Abhängigkeiten können stoffgebunden sein, wie beispielsweise bei Alkohol oder Medikamenten, oder stoffunabhängig, wenn es etwa um Fernseh- oder Internetsucht geht. Oft leiden nicht nur die Betroffenen, sondern auch Freunde, Familie oder Arbeitskollegen des Süchtigen.

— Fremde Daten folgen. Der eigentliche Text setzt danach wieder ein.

# facebookresearch/any4

Measured on AMD Instinct MI355X. Metric: any4 W4A16 GEMM achieved GB/s (m=1, n=k=4096, g=128), higher is better.
Workload: dtype bf16

## Files before the change

any4_amd/csrc/tg_common.cuh:

```cuda
#pragma once
#ifndef GEMV_TRACE
#define GEMV_TRACE 0
#endif
#include <hip/hip_runtime.h>
#include <stdint.h>
#include <stdlib.h>
#include <string.h>
#include <atomic>
#include <type_traits>
#include <utility>

#include "../../include/tinygemm_hip.h"

struct GemmParams {
  const char* x;
  const char* w;
  const char* qinfo;
  const char* lut;
  char* y;
  int32_t m, wrows, k;
  int32_t ntiles;
  int32_t ksuper;
  int32_t gshift;
  int32_t ngroups;
// ... 133 lines not shown
}
inline int pair_b16(int dt, int I, bool qmx, GemmParams& p, int64_t batch, hipStream_t st) {
  return dt == TG_BF16 ? pair_b16_bf16(I, qmx, p, batch, st) : pair_b16_f16(I, qmx, p, batch, st);
}
inline int stream(int dt, bool layout_a, int wpl, bool qmx, const GemmParams& p, int64_t coltiles, int64_t batch, hipStream_t st) {
  return dt == TG_BF16 ? stream_bf16(layout_a, wpl, qmx, p, coltiles, batch, st) : stream_f16(layout_a, wpl, qmx, p, coltiles, batch, st);
}
}

namespace {

typedef __attribute__((ext_vector_type(4))) float f32x4;
typedef __attribute__((ext_vector_type(2))) float f32x2;
typedef __attribute__((ext_vector_type(4))) uint32_t u32x4;
typedef __attribute__((ext_vector_type(2))) uint32_t u32x2;
typedef __attribute__((ext_vector_type(8))) __bf16 bf16x8;
typedef __attribute__((ext_vector_type(2))) __bf16 bf16x2;
typedef __attribute__((ext_vector_type(8))) _Float16 f16x8;
typedef __attribute__((ext_vector_type(2))) _Float16 f16x2;

typedef const __attribute__((address_space(3))) float* lds_cfptr;
typedef __attribute__((address_space(3))) float* lds_fptr;
typedef const __attribute__((address_space(3))) uint16_t* lds_cu16ptr;
typedef const __attribute__((address_space(3))) uint32_t* lds_cu32ptr;
typedef __attribute__((address_space(3))) uint32_t* lds_u32ptr;
typedef const __attribute__((address_space(3))) u32x4* lds_cu32x4ptr;
typedef __attribute__((address_space(3))) u32x4* lds_u32x4ptr;
typedef const __attribute__((address_space(3))) f32x4* lds_cf32x4ptr;
typedef __attribute__((address_space(3))) f32x4* lds_f32x4ptr;

__device__ __forceinline__ float u2f(uint32_t u) { return __builtin_bit_cast(float, u); }
__device__ __forceinline__ uint32_t f2u(float f) { return __builtin_bit_cast(uint32_t, f); }

struct BF16 {
  static __device__ __forceinline__ float to_f32(uint16_t h) { return u2f(((uint32_t)h) << 16); }
  static __device__ __forceinline__ float lo_f32(uint32_t pair) { return u2f(pair << 16); }
  static __device__ __forceinline__ float hi_f32(uint32_t pair) { return u2f(pair & 0xffff0000u); }
  static __device__ __forceinline__ uint32_t pack2(float a, float b) {
    f32x2 v = {a, b};
    return __builtin_bit_cast(uint32_t, __builtin_convertvector(v, bf16x2));
  }
  static __device__ __forceinline__ uint16_t from_f32(float a) { return (uint16_t)(pack2(a, 0.f) & 0xffffu); }
  static __device__ __forceinline__ f32x4 mfma(u32x4 a, u32x4 b, f32x4 c) {
    return __builtin_amdgcn_mfma_f32_16x16x32_bf16(__builtin_bit_cast(bf16x8, a), __builtin_bit_cast(bf16x8, b), c, 0, 0, 0);
  }
};
struct F16 {
  static __device__ __forceinline__ float to_f32(uint16_t h) { return (float)__builtin_bit_cast(_Float16, h); }
  static __device__ __forceinline__ float lo_f32(uint32_t pair) { return to_f32((uint16_t)(pair & 0xffffu)); }
  static __device__ __forceinline__ float hi_f32(uint32_t pair) { return to_f32((uint16_t)(pair >> 16)); }
  static __device__ __forceinline__ uint32_t pack2(float a, float b) {
    f32x2 v = {a, b};
    return __builtin_bit_cast(uint32_t, __builtin_convertvector(v, f16x2));
  }
  static __device__ __forceinline__ uint16_t from_f32(float a) { return (uint16_t)(pack2(a, 0.f) & 0xffffu); }
  static __device__ __forceinline__ f32x4 mfma(u32x4 a, u32x4 b, f32x4 c) {
    return __builtin_amdgcn_mfma_f32_16x16x32_f16(__builtin_bit_cast(f16x8, a), __builtin_bit_cast(f16x8, b), c, 0, 0, 0);
  }
};

__device__ const float kMX4Values[16] = {0.0f,  0.5f,  1.0f,  1.5f,  2.0f,  3.0f,  4.0f,  6.0f,
                                         -0.0f, -0.5f, -1.0f, -1.5f, -2.0f, -3.0f, -4.0f, -6.0f};

template <typename DT>
__device__ __forceinline__ void store_rows4(char* yb, const char* bias, int64_t elem, int rowg, f32x4 acc) {
  u32x2 o = {DT::pack2(acc[0], acc[1]), DT::pack2(acc[2], acc[3])};
  if (bias) {
    const u32x2 bv = *reinterpret_cast<const u32x2*>(bias + (int64_t)rowg * 2);
    o[0] = DT::pack2(DT::lo_f32(o[0]) + DT::lo_f32(bv[0]), DT::hi_f32(o[0]) + DT::hi_f32(bv[0]));
    o[1] = DT::pack2(DT::lo_f32(o[1]) + DT::lo_f32(bv[1]), DT::hi_f32(o[1]) + DT::hi_f32(bv[1]));
  }
  *reinterpret_cast<u32x2*>(yb + elem * 2) = o;
}


__device__ __forceinline__ u32x4 transpose_rows4(u32x4 v) {
  const auto s01 = __builtin_amdgcn_permlane16_swap(v[0], v[1], false, false);
  const auto s23 = __builtin_amdgcn_permlane16_swap(v[2], v[3], false, false);
  const auto t02 = __builtin_amdgcn_permlane32_swap(s01[0], s23[0], false, false);
  const auto t13 = __builtin_amdgcn_permlane32_swap(s01[1], s23[1], false, false);
  return u32x4{t02[0], t13[0], t02[1], t13[1]};
}
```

Menschen, die unter einer Abhängigkeit leiden, sind meistens nicht nur selbst behandlungsbedürftig. Indem schon ein langer (gemeinsam erlittener) Weg hinter ihnen liegt, brauchen auch die Angehörigen fachkundige Hilfe. Denn die Leidensgeschichten von Menschen, die Medikamente missbrauchen oder nicht mit dem Glücksspiel aufhören können, sind für Familien ebenso belastend wie für die Betroffenen selbst.

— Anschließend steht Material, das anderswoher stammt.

struct rp_mccfr {
    int device = 0;
    hipStream_t stream = nullptr;
// ... 86 lines not shown
    if (h->d_dec) HIP_TRY(hipFree(h->d_dec));
    h->d_scratch = h->d_dec = nullptr;
    const size_t stride = ((size_t)batch + 255) & ~(size_t)255;
    const uint32_t A = h->tbl.max_actions;
    DevScratch& sc = h->sc;
    sc.stride = stride;
    const size_t node_words = (size_t)sc.maxn * stride, stack_words = (size_t)sc.maxs * stride;
    const size_t total_words = 8 * node_words + 4 * stack_words + (size_t)A * stride;
    HIP_TRY(hipMalloc(&h->d_scratch, total_words * 4));
    uint32_t* base = reinterpret_cast<uint32_t*>(h->d_scratch);
    sc.n_meta = base; base += node_words;
    sc.n_info = base; base += node_words;
    sc.n_frel = reinterpret_cast<float*>(base); base += node_words;
    sc.n_fsmp = reinterpret_cast<float*>(base); base += node_words;
    sc.n_pay = reinterpret_cast<float*>(base); base += node_words;
    sc.n_rel = reinterpret_cast<float*>(base); base += node_words;
    sc.n_smp = reinterpret_cast<float*>(base); base += node_words;
    sc.n_acc = reinterpret_cast<float*>(base); base += node_words;
    sc.s_state = base; base += stack_words;
    sc.s_meta = base; base += stack_words;
    sc.s_frel = reinterpret_cast<float*>(base); base += stack_words;
    sc.s_fsmp = reinterpret_cast<float*>(base); base += stack_words;
    sc.t_v = reinterpret_cast<float*>(base);

    DevDecisions& dc = h->dc;
    dc.stride = stride;
    dc.maxdec = h->maxdec;
    const size_t slot_words = (size_t)dc.maxdec * stride;
    const bool small = chunk_maps_lds_bytes(h) <= 64 * 1024 && h->tbl.n_infos <= CM_PASSES * CH_THREADS && !getenv("RP_MCCFR_SLOTMAP");
    const size_t dec_bytes = (3 * slot_words + 2 * slot_words * A) * 4 + (small ? 0 : (size_t)h->tbl.n_infos * stride) + stride;
    HIP_TRY(hipMalloc(&h->d_dec, dec_bytes));
    uint32_t* d = reinterpret_cast<uint32_t*>(h->d_dec);
    dc.info = d; d += slot_words;
    dc.mask = d; d += slot_words;
    dc.payoff = reinterpret_cast<float*>(d); d += slot_words;
    dc.regret = reinterpret_cast<float*>(d); d += slot_words * A;
    dc.policy = reinterpret_cast<float*>(d); d += slot_words * A;
    dc.ndec = reinterpret_cast<uint8_t*>(d);
    dc.slotmap = small ? nullptr : dc.ndec + stride;
    if (h->d_sorted) HIP_TRY(hipFree(h->d_sorted));
    h->d_sorted = nullptr;
    DevSorted& so = h->so;
    so.n_chunks = (uint32_t)((stride + CH_TREES - 1) / CH_TREES);
    const size_t cap = slot_words;
    const size_t nic = (size_t)h->tbl.n_infos * so.n_chunks;
    const size_t sorted_words = cap * 2 * A + 2 * cap + 2 * nic + h->tbl.n_infos;
    HIP_TRY(hipMalloc(&h->d_sorted, sorted_words * 4));
    uint32_t* sw = reinterpret_cast<uint32_t*>(h->d_sorted);
    so.rw = reinterpret_cast<float*>(sw); sw += cap * 2 * A;
    so.mask = sw; sw += cap;
    so.payoff = reinterpret_cast<float*>(sw); sw += cap;
    so.counts = sw; sw += nic;
    so.offs = sw; sw += nic;
    so.total = sw;
    if (h->d_bmaps) HIP_TRY(hipFree(h->d_bmaps));
    h->d_bmaps = nullptr;
    const size_t nblk_max = (stride + RP_COMPOSE_CHUNK - 1) / RP_COMPOSE_CHUNK;
    const size_t ngrp_max = (nblk_max + RP_FOLD_GROUP - 1) / RP_FOLD_GROUP;
    const size_t bytes = bmap_index((uint32_t)(nblk_max + ngrp_max), 0, 0, h->g.rank_max, 2 * A) * sizeof(Map) + (size_t)h->tbl.n_infos * sizeof(uint32_t);
    HIP_TRY(hipMalloc(&h->d_bmaps, bytes));
    HIP_TRY(hipMemset(h->d_bmaps, 0, bytes));
    HIP_TRY(hipDeviceSynchronize());
    h->capacity = batch;
    return RP_OK;
}

StepParams make_params(const rp_mccfr* h) {
    StepParams p{};
    p.seed = h->seed;
    p.epoch = h->epoch;
    p.tree_base = (uint64_t)h->rank * h->batch;
    p.batch = h->batch;
    p.walker = (uint32_t)(h->epoch % h->tbl.n_players);
    p.R = h->R; p.W = h->W; p.S = h->S;
    p.temperature = h->hp.temperature; p.smoothing = h->hp.smoothing; p.curiosity = h->hp.curiosity;
    p.prune_threshold = h->hp.prune_threshold; p.prune_explore = h->hp.prune_explore;
    p.prune_warmup = h->hp.prune_warmup;
    p.regret_min = h->hp.regret_min;
    if (h->R == RP_REGRET_DISCOUNTED) {
        p.pow15 = rp_pow15((float)h->epoch);
        p.pow05 = rp_pow05((float)h->epoch);
    }
    p.counters = h->d_counters;
    if (h->rng == RP_RNG_REFERENCE) {
        p.ref_info = reinterpret_cast<const rp_sip_mid*>(h->d_ref_mid);
        p.ref_chance = p.ref_info + h->tbl.n_infos;
    }
    return p;
}

template <class F>
void with_bool(bool a, F&& f) {
    if (a) f(std::true_type{});
    else f(std::false_type{});
}
template <class F>
void with_bools(bool a, bool b, F&& f) {
    with_bool(a, [&](auto ta) { with_bool(b, [&](auto tb) { f(ta, tb); }); });
}

template <class F>
void with_skeleton(int static_skel, F&& f) {
    if (static_skel == 1) f(KuhnSkel{});
    else if (static_skel == 2) f(LeducSkel{});
}
template <class F>
void with_static_traversal(int static_skel, uint32_t walker, bool pruned, bool ref, F&& f) {
    with_skeleton(static_skel, [&](auto gt) {
        with_bool(walker == 0, [&](auto w0) {
            with_bools(pruned, ref, [&](auto pr, auto rf) { f(gt, std::integral_constant<int, decltype(w0)::value ? 0 : 1>{}, pr, rf); });
        });
    });
}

In ganz Deutschland gibt es derzeit etwa 7.500 Selbsthilfegruppen, in denen sich abhängige Menschen oder auch Angehörige von Suchtkranken treffen, um sich selbst und sich gegenseitig zu helfen.
Immer größere Mengen
Der Gebrauch von Suchtmitteln – vor allem in riskant großem Maß – schädigt die körperliche und seelische Gesundheit. Je größer das Verlangen etwa nach Alkohol oder einem Aufputschmittel, desto mehr wird die Zufuhr erhöht. Der Körper reagiert darauf, indem sich der Stoffwechsel anpasst. So werden immer größere Mengen „vertragen“ und in der Folge setzt die gewünschte Wirkung dann nur noch bei weiteren Dosissteigerungen ein. Will man das Suchtmittel absetzen, kann es zu starken Entzugserscheinungen kommen – die bei manchen Suchtmitteln sogar lebensgefährlich werden können.
Im nachfolgenden Text haben wir uns darauf beschränkt, nur die am häufigsten vorkommenden Abhängigkeiten zu erwähnen.
Alkohol
Der Konsum von Alkohol ist in der deutschen Gesellschaft weit verbreitet. So lag der Verbrauch je Einwohner an reinem Alkohol im Jahr 2010 bei 9,6 Litern.
Hinzu kommt: Die Folgen von Alkohol wirken sich nicht nur auf den einzelnen Konsumenten aus. Die volkswirtschaftlichen Kosten alkoholbezogener Krankheiten werden auf insgesamt 24,4 Milliarden Euro geschätzt. Wobei 8,4 Milliarden Euro auf direkte Kosten (ambulante, stationäre Behandlung, Rehabilitation) und 16 Milliarden Euro auf indirekte Kosten (Arbeitsunfähigkeit, Mortalität, Frühberentung) entfallen.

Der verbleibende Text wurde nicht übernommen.